Search code examples
machine-learningcomputer-visionsvmlibsvm

svm scaling input values


I am using libSVM. Say my feature values are in the following format:

                         instance1 : f11, f12, f13, f14
                         instance2 : f21, f22, f23, f24
                         instance3 : f31, f32, f33, f34
                         instance4 : f41, f42, f43, f44
                         ..............................
                         instanceN : fN1, fN2, fN3, fN4

I think there are two scaling can be applied.

  1. scale each instance vector such that each vector has zero mean and unit variance.

        ( (f11, f12, f13, f14) - mean((f11, f12, f13, f14) ). /std((f11, f12, f13, f14) )
    
  2. scale each colum of the above matrix to a range. for example [-1, 1]

According to my experiments with RBF kernel (libSVM) I found that the second scaling (2) improves the results by about 10%. I did not understand the reason why (2) gives me a improved results.

Could anybody explain me what is the reason for applying scaling and why the second option gives me improved results?


Solution

  • The standard thing to do is to make each dimension (or attribute, or column (in your example)) have zero mean and unit variance.

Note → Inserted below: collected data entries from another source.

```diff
+        if (lr == 0) {
+            typedef unsigned u32x2 __attribute__((ext_vector_type(2)));
+            typedef unsigned u32x4 __attribute__((ext_vector_type(4)));
+#pragma unroll
+            for (int dt = 0; dt < 2; ++dt) {
+                u32x2 pg[4][NPL];
+#pragma unroll
+                for (int g = 0; g < 4; ++g) {
+                    bf16x4 part[3];
+                    split4(f32x4{o[dt][4 * g], o[dt][4 * g + 1], o[dt][4 * g + 2], o[dt][4 * g + 3]}, part[0], part[1], part[2]);
+#pragma unroll
+                    for (int pl = 0; pl < NPL; ++pl)
+                        pg[g][pl] = __builtin_bit_cast(u32x2, part[pl]);
+                }
+                char *d3 = out3 + ((size_t)(2 * h + dt) * NPL * orows + (size_t)b) * 64 + 16 * lh;
+#pragma unroll
+                for (int pl = 0; pl < NPL; ++pl)
+#pragma unroll
+                    for (int g = 0; g < 4; g += 2) {
+                        const auto r0 = __builtin_amdgcn_permlane32_swap(pg[g][pl][0], pg[g + 1][pl][0], false, false);
+                        const auto r1 = __builtin_amdgcn_permlane32_swap(pg[g][pl][1], pg[g + 1][pl][1], false, false);
+                        *reinterpret_cast<u32x4 *>(d3 + (size_t)pl * orows * 64 + 16 * g) = u32x4{r0[0], r1[0], r0[1], r1[1]};
+                    }
+            }
+        }
+    }
+}
+
+
+template <int NKT>
+int launch_cls_k(hipStream_t st, const char *qkv3, char *out3, const char *qcls, int n_images, int T, int E, int H)
+{
+    VH_SET_LDS_ONCE((attention_p3_cls_kernel<NKT>), KL_ATTN_CLSQ_LDS_BYTES);
+    const int num_cus = vh_device_cus(vh_current_device());
+    const int n_items = n_images * H;
+    const int wgs = (n_items + CQ_WAVES - 1) / CQ_WAVES;
+    const int grid = wgs < num_cus ? wgs : num_cus;
+    hipLaunchKernelGGL((attention_p3_cls_kernel<NKT>), dim3(grid), dim3(64 * CQ_WAVES), KL_ATTN_CLSQ_LDS_BYTES, st, qkv3, out3, qcls, T, E, H, n_items);
+    VH_LAUNCH_CHECK("attention_p3_cls_kernel");
+    return 0;
+}
+
+int launch_cls(hipStream_t st, const char *in, char *out, const char *qcls, int n_images, int tokens, int embed_dim, int num_heads)
+{
+    switch ((tokens + 31) / 32) {
+    case 1: return launch_cls_k<1>(st, in, out, qcls, n_images, tokens, embed_dim, num_heads);
+    case 2: return launch_cls_k<2>(st, in, out, qcls, n_images, tokens, embed_dim, num_heads);
+    case 3: return launch_cls_k<3>(st, in, out, qcls, n_images, tokens, embed_dim, num_heads);
+    case 4: return launch_cls_k<4>(st, in, out, qcls, n_images, tokens, embed_dim, num_heads);
+    case 5: return launch_cls_k<5>(st, in, out, qcls, n_images, tokens, embed_dim, num_heads);
+    case 6: return launch_cls_k<6>(st, in, out, qcls, n_images, tokens, embed_dim, num_heads);
+    default: return launch_cls_k<7>(st, in, out, qcls, n_images, tokens, embed_dim, num_heads);
+    }
+}
 
 template <int NPL, int OUTK, bool CLSQ = false>
 int launch_t(hipStream_t st, const char *in, char *out, unsigned char *out_scales, int n_images, int tokens, int embed_dim, int num_heads)
@@ -343,8 +623,13 @@
         return rc;
     if (!q_cls_planes || ((uintptr_t)q_cls_planes & 15) != 0)
         return vh_fail(1, "vh_launch_attention_planes_cls: q_cls_planes must be a 16-byte aligned pointer");
+#if ATTN_CLSQ_STREAM
+    return launch_cls((hipStream_t)s, static_cast<const char *>(qkv_planes), static_cast<char *>(out_cls_planes),
+                      static_cast<const char *>(q_cls_planes), n_images, tokens, embed_dim, num_heads);
+#else
     return launch_t<3, 3, true>((hipStream_t)s, static_cast<const char *>(qkv_planes), static_cast<char *>(out_cls_planes),
                                 static_cast<unsigned char *>(const_cast<void *>(q_cls_planes)), n_images, tokens, embed_dim, num_heads);
+#endif
 }
 
 extern "C" int vh_launch_attention_planes_f16(vh_stream_t s, const void *qkv_planes_f16, void *output, int output_planes,
diff --git a/vit-with-opencl_amd/csrc/kernel_limits.h b/vit-with-opencl_amd/csrc/kernel_limits.h
--- a/vit-with-opencl_amd/csrc/kernel_limits.h
+++ b/vit-with-opencl_amd/csrc/kernel_limits.h
@@ -17,6 +17,12 @@
     KL_ATTN_HD64_MAX_TOKENS = 208,
     KL_ATTN_HD80_MAX_TOKENS = 272,
     KL_ATTN_STREAMING_MAX_TOKENS = 512
+};
+enum {
+    KL_ATTN_CLSQ_WAVES = 4,
+    KL_ATTN_CLSQ_RING = 3,
+    KL_ATTN_CLSQ_TILE_BYTES = 2 * 3 * 32 * 64,
+    KL_ATTN_CLSQ_LDS_BYTES = KL_ATTN_CLSQ_WAVES * (KL_ATTN_CLSQ_RING * KL_ATTN_CLSQ_TILE_BYTES + 1024)
 };
 KL_FN int kl_attn_long_head_dim_ok(int head_dim) { return head_dim == 64 || head_dim == 80; }
 
```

    This brings each dimension of the SVM into the same magnitude. From http://www.csie.ntu.edu.tw/~cjlin/papers/guide/guide.pdf:

    The main advantage of scaling is to avoid attributes in greater numeric ranges dominating those in smaller numeric ranges. Another advantage is to avoid numerical diculties during the calculation. Because kernel values usually depend on the inner products of feature vectors, e.g. the linear kernel and the polynomial ker- nel, large attribute values might cause numerical problems. We recommend linearly scaling each attribute to the range [-1,+1] or [0,1].